I've been asked to shoot a promo video for a local 4 piece band. They will be in a recording studio playing to a studio track of one (or more?)of their songs. I've still got to have a sit down with them to go over their expectations - maybe get them to send me some examples from Youtube on what they like.
So I'd like some feedback from you guys on what sort of things I need to think about. The way I see it now is that we'll record several play throughs of the band playing over the studio track using different camera angles for each take and focusing on each band member... so I'm thinking 5 takes, one wide, and one each for the band members.
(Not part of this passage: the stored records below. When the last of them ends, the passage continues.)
int c1_detect_spec_mags_device(c1_ctx *ctx, const float *const *pcm, int channels, int64_t frames, int halo_frames,
                               float *mags, float *bounds) {
  CTX_GUARD(ctx);
  int rc = ctx_bind(ctx);
  if (rc) return rc;
  if ((rc = check_channels(channels))) return rc;
  if (frames < 0 || halo_frames < 0 || halo_frames > 2) return fail(C1_ERR_ARG, "bad frames / halo_frames");
  if (!pcm || !mags || !bounds) return fail(C1_ERR_ARG, "NULL argument");
  if (frames > kMaxChunkFrames) return fail(C1_ERR_ARG, "stage taps are not chunked: at most %lld frames per call", (long long)kMaxChunkFrames);
  if (!ctx->spec_tables_ok) return fail(C1_ERR_ARG, "the installed tables do not admit the speculative paths");
  for (int c = 0; c < channels; c++)
    if (!pcm[c] || ((uintptr_t)pcm[c] & 15)) return fail(C1_ERR_ARG, "pcm[%d] must be a 16-byte aligned device pointer", c);
  if (frames == 0) return C1_OK;
  if ((rc = ensure_detect_workspace(ctx, frames * channels))) return rc;
  C1EncodeLaunch L;
  memset(&L, 0, sizeof L);
  for (int c = 0; c < channels; c++) L.pcm[c] = pcm[c];
  L.channels = channels; L.frames = frames; L.halo_frames = halo_frames;
  L.tables = ctx->d_tables; L.opts = ctx->d_opts;
  L.mags = mags; L.mag_bounds = bounds;
  c1k_launch_detect_spec_tap(L, ctx->d_bands[0], ctx->d_feat[0], ctx->stream);
  HIP_TRY(hipGetLastError());
  return C1_OK;
}

int c1_log2f_error_device(c1_ctx *ctx, uint32_t first_bits, uint64_t count, double *out_host) {
  CTX_GUARD(ctx);
  int rc = ctx_bind(ctx);
  if (rc) return rc;
  if (!out_host) return fail(C1_ERR_ARG, "out is NULL");
  if (first_bits < 0x00800000u || (uint64_t)first_bits + count > 0x7f800000ull) return fail(C1_ERR_ARG, "range must stay within the normal positive binary32 numbers");
  if ((rc = ensure_io(ctx, 16))) return rc;
  c1k_launch_log2f_error(first_bits, count, reinterpret_cast<unsigned long long *>(ctx->d_io), ctx->stream);
  HIP_TRY(hipGetLastError());
  HIP_TRY(hipMemcpyAsync(out_host, ctx->d_io, 16, hipMemcpyDeviceToHost, ctx->stream));
  HIP_TRY(hipStreamSynchronize(ctx->stream));
  return C1_OK;
}

int c1_alloc_bounds_device(c1_ctx *ctx, const uint8_t *side, int64_t units, const c1_encode_options *opts, double *out) {
  CTX_GUARD(ctx);
  int rc = ctx_bind(ctx);
  if (rc) return rc;
  if (units < 0 || units > ((int64_t)1 << 24) || (units > 0 && (!side || !out))) return fail(C1_ERR_ARG, "bad units / NULL argument");
  if ((rc = upload_opts(ctx, opts))) return rc;
  if (units == 0) return C1_OK;
  if ((rc = ensure_workspace(ctx, units * 2))) return rc;
  C1EncodeLaunch L;
  memset(&L, 0, sizeof L);
  L.channels = 1;
  L.frames = units;
  L.tables = ctx->d_tables;
  L.opts = ctx->d_opts;
  L.side = const_cast<uint8_t *>(side);
  L.alloc = ctx->d_alloc[0];
  L.cand = ctx->d_cand[0];
  L.work_count = ctx->d_work[0];
  L.work_list = ctx->d_work[0] + 4;
  L.sel_list = ctx->d_work[0] + 4 + (size_t)ctx->ws_units * 7;
  c1k_launch_alloc_tap(L, out, ctx->stream);
  HIP_TRY(hipGetLastError());
  return C1_OK;
}

int c1_libm_device(c1_ctx *ctx, int fn, const double *in, double *out, int64_t n) {
  CTX_GUARD(ctx);
  int rc = ctx_bind(ctx);
  if (rc) return rc;
  if (fn < 0 || fn > 4 || n < 0 || (n > 0 && (!in || !out))) return fail(C1_ERR_ARG, "bad fn / n / NULL argument");
  if (fn == 4) c1k_launch_js_log2(in, out, n, ctx->stream);
  else c1k_launch_libm(fn, in, out, n, ctx->stream);
  HIP_TRY(hipGetLastError());
  return C1_OK;
}

int c1_spec_stages_device(c1_ctx *ctx, const float *const *pcm, int channels, int64_t frames, int halo_frames,
                          const c1_encode_options *opts, float *coefs, float *eps, uint8_t *side) {
  CTX_GUARD(ctx);
  int rc = ctx_bind(ctx);
  if (rc) return rc;
  if ((rc = check_channels(channels))) return rc;
  if (frames < 0 || halo_frames < 0 || halo_frames > 2) return fail(C1_ERR_ARG, "bad frames / halo_frames");
  if (!pcm || !opts || !coefs || !eps || !side) return fail(C1_ERR_ARG, "NULL argument");
  const bool sp_long = opts->fixed_block_modes[0] == 0 && opts->fixed_block_modes[1] == 0 && opts->fixed_block_modes[2] == 0;
  const bool sp_short = opts->fixed_block_modes[0] > 0 && opts->fixed_block_modes[1] > 0 && opts->fixed_block_modes[2] > 0;
  if (!sp_long && !sp_short)
    return fail(C1_ERR_ARG, "the speculative analysis covers fixed block modes with all bands long or all bands short");
  if (!ctx->spec_tables_ok) return fail(C1_ERR_STATE, "the installed tables fail the checks the error bound relies on");
  for (int c = 0; c < channels; c++)
    if (!pcm[c] || ((uintptr_t)pcm[c] & 15)) return fail(C1_ERR_ARG, "pcm[%d] must be a 16-byte aligned device pointer", c);
  if ((rc = upload_opts(ctx, opts))) return rc;
  if (frames == 0) return C1_OK;
  C1EncodeLaunch L;
  memset(&L, 0, sizeof L);
  for (int c = 0; c < channels; c++) L.pcm[c] = pcm[c];
  L.channels = channels; L.frames = frames; L.halo_frames = halo_frames;
  L.tables = ctx->d_tables; L.opts = ctx->d_opts;
  L.coefs = coefs; L.eps = eps; L.side = side;
  c1k_launch_analysis_spec(L, sp_short, ctx->stream);
  HIP_TRY(hipGetLastError());
  return C1_OK;
}


int c1_quantize(c1_ctx *ctx, const float *coefficients, int n, int scale_factor_index, int bits_per_sample, int32_t *out) {
  CTX_GUARD(ctx);
  int rc = ctx_bind(ctx);
  if (rc) return rc;
  if (n < 0 || (n > 0 && (!coefficients || !out))) return fail(C1_ERR_ARG, "quantize: bad arguments");
  if (scale_factor_index < 0 || scale_factor_index > 63) return fail(C1_ERR_ARG, "quantize: scaleFactorIndex %d outside SCALE_FACTORS", scale_factor_index);
  if (n == 0) return C1_OK;
  DeviceScratch ds;
  float *dx; int32_t *dq;
  if ((rc = ds.alloc(&dx, (size_t)n)) || (rc = ds.alloc(&dq, (size_t)n))) return rc;
  HIP_TRY(hipMemcpyAsync(dx, coefficients, (size_t)n * sizeof(float), hipMemcpyHostToDevice, ctx->stream));
  c1k_launch_quantize_one(ctx->d_tables, dx, n, scale_factor_index, bits_per_sample, dq, ctx->stream);
  HIP_TRY(hipMemcpyAsync(out, dq, (size_t)n * sizeof(int32_t), hipMemcpyDeviceToHost, ctx->stream));
  HIP_TRY(hipStreamSynchronize(ctx->stream));
  return C1_OK;
}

Here are some questions I put together and would appreciate any comments or additional considerations:
  • What does the studio space look like? Lots of space? Room for backdrops? High ceilings?
  • Flexible existing studio lighting? or do I plan on bringing my own lights? Light mounts on ceiling? Windows? (do I need to bring material to block window light)
  • How much time will you have the space for? Time enough for multiple play-throughs? Daytime or night?
  • How many songs? Durations?
  • Master Audio tracks should have sync marks (beeps) at beginning and end (ask engineer to add prior to shoot – example, three sharp beeps, three seconds of silence, song begins, song ends, three seconds of silence, three sharp beeps) My thought here is that I record each take from start to end and line them up in my NLE along with the master audio track using the sync marks on the audio tracks


Thanks!

---------------
My Hardware:
Core i7 2.67GHz; Nvidia GTX580, 12 gig RAM Win7 64bit.

My Software:
Vegas Pro V11 with Boris Continuum Complete 7, VASST Ultimate S; Bluff Titler; AE5; PhotoPaint and other stuff.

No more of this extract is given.